# WHAT THE TASK REQUIRES:
Using the entries below, copy out all lines where "enabled" is found.
++++ INFORMATION SUPPLIED ++++
# preshanth/rfi_toolbox

Measured on AMD Instinct MI355X. Metric: training patches/sec (128x128x3), higher is better.
Workload: dtype f32; 1 GPU; UNet(3,1,32) train step (fwd+BCE/dice+bwd+clip+Adam), batch 64/GPU x 128x128x3 NHWC, BASELINE configs[1] shape on the reference's U-Net (the '3-layer CNN' of configs[1] is not in the reference; its builder-defined form runs with --workload cnn3); global_batch=64, parallelism=dp1, params=7765985

## Files before the change

rfi_toolbox_amd/csrc/api.cpp:

```cpp
#include <dlfcn.h>

#include <algorithm>
#include <cmath>

#include "model.hpp"

using namespace rfi;

namespace rfi {
static thread_local std::string g_last_error;
void set_last_error(const std::string& msg) { g_last_error = msg; }
}

void rfi_ctx::activate() const { RFI_CHECK_HIP(hipSetDevice(device)); }

void* rfi_ctx::alloc(size_t bytes) {
    void* p = nullptr;
    if (bytes == 0) bytes = 16;
    RFI_CHECK_HIP(hipMalloc(&p, bytes));
    allocs[p] = bytes;
    return p;
}
void rfi_ctx::release(void* p) {
    if (!p) return;
// ... 432 lines not shown
int rfi_model_set_head_sigmoid(rfi_model* m, int enabled) {
    return guarded([&] {
        RFI_REQUIRE(plain_unet(m), "set_head_sigmoid: U-Net models only");
        m->head_sigmoid = enabled != 0;
    });
}

namespace {

void copy_on_stream(rfi_ctx* ctx, void* dst, const void* src, size_t bytes, hipMemcpyKind kind) {
    if (kind == hipMemcpyDeviceToDevice) launch_copy_d2d(ctx, dst, src, bytes);
    else RFI_CHECK_HIP(hipMemcpyAsync(dst, src, bytes, kind, ctx->stream));
}
const float* stage_input(rfi_model* m, const float* x, int x_mem, int n, int h, int w, bool nchw) {
    const size_t cnt = (size_t)n * h * w * m->in_ch;
    const float* dev = x;
    if (x_mem == RFI_HOST) {
        float* st = m->buf(nchw ? m->x_stage2 : m->x_stage);
        RFI_CHECK_HIP(hipMemcpyAsync(st, x, cnt * sizeof(float), hipMemcpyHostToDevice, m->ctx->stream));
        dev = st;
    }
    if (nchw) {
        launch_nchw_to_nhwc(m->ctx, dev, n, m->in_ch, h, w, m->buf(m->x_stage));
        dev = m->buf(m->x_stage);
    }
    return dev;
}
const uint8_t* stage_labels(rfi_model* m, const uint8_t* y, int y_mem, int n, int h, int w) {
    if (y_mem == RFI_DEVICE) return y;
    uint8_t* st = reinterpret_cast<uint8_t*>(m->buf(m->lab_stage));
    RFI_CHECK_HIP(hipMemcpyAsync(st, y, (size_t)n * h * w * m->out_scale * m->out_scale, hipMemcpyHostToDevice, m->ctx->stream));
    return st;
}
void sync_if_host(rfi_model* m, int mem_a, int mem_b = RFI_DEVICE) {
    static const bool always = getenv("RFI_SYNC_ALWAYS") != nullptr;
    if (always || mem_a != RFI_DEVICE || mem_b != RFI_DEVICE) RFI_CHECK_HIP(hipStreamSynchronize(m->ctx->stream));
}
void emit_logits(rfi_model* m, float* out, int out_mem, int n, int h, int w, bool nchw) {
    h *= m->out_scale; w *= m->out_scale;
    const size_t cnt = (size_t)n * h * w * m->out_ch;
    const float* src = m->buf(m->head_sigmoid ? m->probs : m->logits);
    if (nchw && m->out_ch > 1) {
        launch_nhwc_to_nchw(m->ctx, src, n, m->out_ch, h, w, m->buf(m->out_stage));
        src = m->buf(m->out_stage);
    }
    copy_on_stream(m->ctx, out, src, cnt * sizeof(float), out_mem == RFI_DEVICE ? hipMemcpyDeviceToDevice : hipMemcpyDeviceToHost);
    sync_if_host(m, out_mem);
}
float read_scalar(rfi_model* m, const float* dev) {
    RFI_CHECK_HIP(hipMemcpyAsync(m->ctx->pinned, dev, sizeof(float), hipMemcpyDeviceToHost, m->ctx->stream));
    RFI_CHECK_HIP(hipStreamSynchronize(m->ctx->stream));
    return m->ctx->pinned[0];
}
void check_hyper(const rfi_hyper* hp) {
    RFI_REQUIRE(hp, "null hyper-parameters");
    RFI_REQUIRE(hp->lr >= 0 && hp->eps >= 0 && hp->weight_decay >= 0, "Adam: lr, eps, weight_decay must be >= 0");
    RFI_REQUIRE(hp->beta1 >= 0 && hp->beta1 < 1 && hp->beta2 >= 0 && hp->beta2 < 1, "Adam: betas must be in [0,1)");
}


void backward_with_exchange(rfi_model* m, const float* x, const uint8_t* y, int n, int h, int w) {
    struct Flag { rfi_model* m; ~Flag() { m->exchange_in_backward = false; } } flag{m};
    m->exchange_in_backward = true;
    m->backward(x, y, n, h, w);
}
void exchange_and_apply(rfi_model* m, const rfi_hyper& hp) {
    if (m->ctx->exchange_active()) {
        m->exchange_join();
        m->apply(hp, 1.0f / (float)m->ctx->exchange_world());
    } else {
        m->apply(hp, 1.0f);
    }
}

}

int rfi_model_forward_nhwc(rfi_model* m, const float* x, int x_mem, int n, int h, int w, float* logits,
                           int logits_mem) {
    return guarded([&] {
        m->ctx->activate();
        m->prepare(n, h, w);
        const float* xd = stage_input(m, x, x_mem, n, h, w, false);
        m->forward(xd, n, h, w, m->training);
        emit_logits(m, logits, logits_mem, n, h, w, false);
    });
}
int rfi_model_forward_nchw(rfi_model* m, const float* x, int x_mem, int n, int h, int w, float* logits,
                           int logits_mem) {
    return guarded([&] {
        m->ctx->activate();
        m->prepare(n, h, w);
        const float* xd = stage_input(m, x, x_mem, n, h, w, true);
        m->forward(xd, n, h, w, m->training);
        emit_logits(m, logits, logits_mem, n, h, w, true);
    });
}

int rfi_train_forward_backward(rfi_model* m, const float* x, int x_mem, const uint8_t* labels,
                               int labels_mem, int n, int h, int w, float* loss_out) {
    return guarded([&] {
        m->ctx->activate();
        m->prepare(n, h, w);
        const float* xd = stage_input(m, x, x_mem, n, h, w, false);
        const uint8_t* yd = stage_labels(m, labels, labels_mem, n, h, w);
        m->forward(xd, n, h, w, true);
        m->loss_forward(yd, n, h, w);
        m->backward(xd, yd, n, h, w);
        if (loss_out) *loss_out = m->last_loss = read_scalar(m, m->d_scalars);
    });
}
int rfi_train_apply(rfi_model* m, const rfi_hyper* hp, float grad_scale, float* grad_norm_out) {
    return guarded([&] {
        check_hyper(hp);
        m->ctx->activate();
        RFI_REQUIRE(m->pN > 0, "rfi_train_apply: no gradients (call rfi_train_forward_backward first)");
        m->apply(*hp, grad_scale);
        if (grad_norm_out) *grad_norm_out = m->last_norm = read_scalar(m, m->d_scalars + 1);
    });
}
int rfi_train_step(rfi_model* m, const float* x, int x_mem, const uint8_t* labels, int labels_mem,
                   int n, int h, int w, const rfi_hyper* hp, float* loss_out) {
    return guarded([&] {
        check_hyper(hp);
        m->ctx->activate();
        m->prepare(n, h, w);
        const float* xd = stage_input(m, x, x_mem, n, h, w, false);
        const uint8_t* yd = stage_labels(m, labels, labels_mem, n, h, w);
        m->forward(xd, n, h, w, true);
        m->loss_forward(yd, n, h, w);
        backward_with_exchange(m, xd, yd, n, h, w);
        exchange_and_apply(m, *hp);
        RFI_CHECK_HIP(hipMemcpyAsync(m->ctx->pinned, m->d_scalars, 2 * sizeof(float), hipMemcpyDeviceToHost,
                                     m->ctx->stream));
        RFI_CHECK_HIP(hipStreamSynchronize(m->ctx->stream));
        m->last_loss = m->ctx->pinned[0];
        m->last_norm = m->ctx->pinned[1];
        if (loss_out) *loss_out = m->last_loss;
    });
}
int rfi_train_step_async(rfi_model* m, const float* x_dev, const uint8_t* labels_dev, int n, int h,
                         int w, const rfi_hyper* hp) {
    return guarded([&] {
        check_hyper(hp);
        m->ctx->activate();
        m->prepare(n, h, w);
        m->forward(x_dev, n, h, w, true);
        m->loss_forward(labels_dev, n, h, w);
        backward_with_exchange(m, x_dev, labels_dev, n, h, w);
        exchange_and_apply(m, *hp);
    });
}
int rfi_model_backward_dlogits(rfi_model* m, const float* x, int x_mem, const float* dlogits, int dlogits_mem, int n, int h,
                               int w) {
    return guarded([&] {
        RFI_REQUIRE(m->gx >= 0, "backward_dlogits: mask / RPN / box heads only");
        RFI_REQUIRE(m->pN == n && m->pH == h && m->pW == w, "backward_dlogits: run the forward pass on this input first");
        m->ctx->activate();
        const float* xd = stage_input(m, x, x_mem, n, h, w, false);
        const size_t cnt = (size_t)n * h * w * m->out_scale * m->out_scale * m->out_ch;
        copy_on_stream(m->ctx, m->buf(m->dlogits), dlogits, cnt * sizeof(float),
                       dlogits_mem == RFI_DEVICE ? hipMemcpyDeviceToDevice : hipMemcpyHostToDevice);
        struct Flag { rfi_model* m; ~Flag() { m->ext_dlogits = false; } } flag{m};
        m->ext_dlogits = true;
        m->backward(xd, nullptr, n, h, w);
        sync_if_host(m, x_mem, dlogits_mem);
    });
}
int rfi_backbone_forward(rfi_model* m, const float* x, int x_mem, int n, int h, int w, float* const feats[5], int feats_mem) {
    return guarded([&] {
        auto* b = dynamic_cast<BackboneModel*>(m);
        RFI_REQUIRE(b && feats, "backbone_forward: ResNet-50-FPN models only");
        m->ctx->activate();
        m->prepare(n, h, w);
        const float* xd = stage_input(m, x, x_mem, n, h, w, false);
        m->forward(xd, n, h, w, false);
        for (int i = 0; i < 5; ++i) {
            if (!feats[i]) continue;
            const int lvl = i + 2;
            const size_t cnt = (size_t)n * (h >> lvl) * (w >> lvl) * m->out_ch;
            copy_on_stream(m->ctx, feats[i], m->buf(i < 4 ? b->fP[i] : b->fP6), cnt * sizeof(float),
                           feats_mem == RFI_DEVICE ? hipMemcpyDeviceToDevice : hipMemcpyDeviceToHost);
        }
        sync_if_host(m, x_mem, feats_mem);
    });
}
int rfi_backbone_backward(rfi_model* m, const float* x, int x_mem, int n, int h, int w, const float* const dfeats[5], int dfeats_mem) {
    return guarded([&] {
        auto* b = dynamic_cast<BackboneModel*>(m);
        RFI_REQUIRE(b && dfeats, "backbone_backward: ResNet-50-FPN models only");
        RFI_REQUIRE(m->pN == n && m->pH == h && m->pW == w, "backbone_backward: run the forward pass on this input first");
        m->ctx->activate();
        const float* xd = stage_input(m, x, x_mem, n, h, w, false);
        for (int i = 0; i < 5; ++i) {
            const int lvl = i + 2;
            const size_t cnt = (size_t)n * (h >> lvl) * (w >> lvl) * m->out_ch;
            float* dst = m->buf(i < 4 ? b->fdP[i] : b->fdP6);
            if (dfeats[i])
                copy_on_stream(m->ctx, dst, dfeats[i], cnt * sizeof(float),
// ... 757 lines not shown
```

rfi_toolbox_amd/csrc/conv_stem.hip:

```cpp
#include <algorithm>

#include "ws_common.hpp"

namespace rfi {
namespace {

using namespace ws;

struct StemDev {
    const float* x;
    int N, H, W;
    const float* w;
    const float* bias;
    float* y;
    int y_ps, Cout;
    double* stats;
};

constexpr int TH = 8, TW = 32, HH = TH + 2, HW = TW + 2, HP = HH * HW;
constexpr int PLANE = HP * 8;
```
++++
# OUTPUT OF THE EXERCISE:
int rfi_model_set_head_sigmoid(rfi_model* m, int enabled) {
        m->head_sigmoid = enabled != 0;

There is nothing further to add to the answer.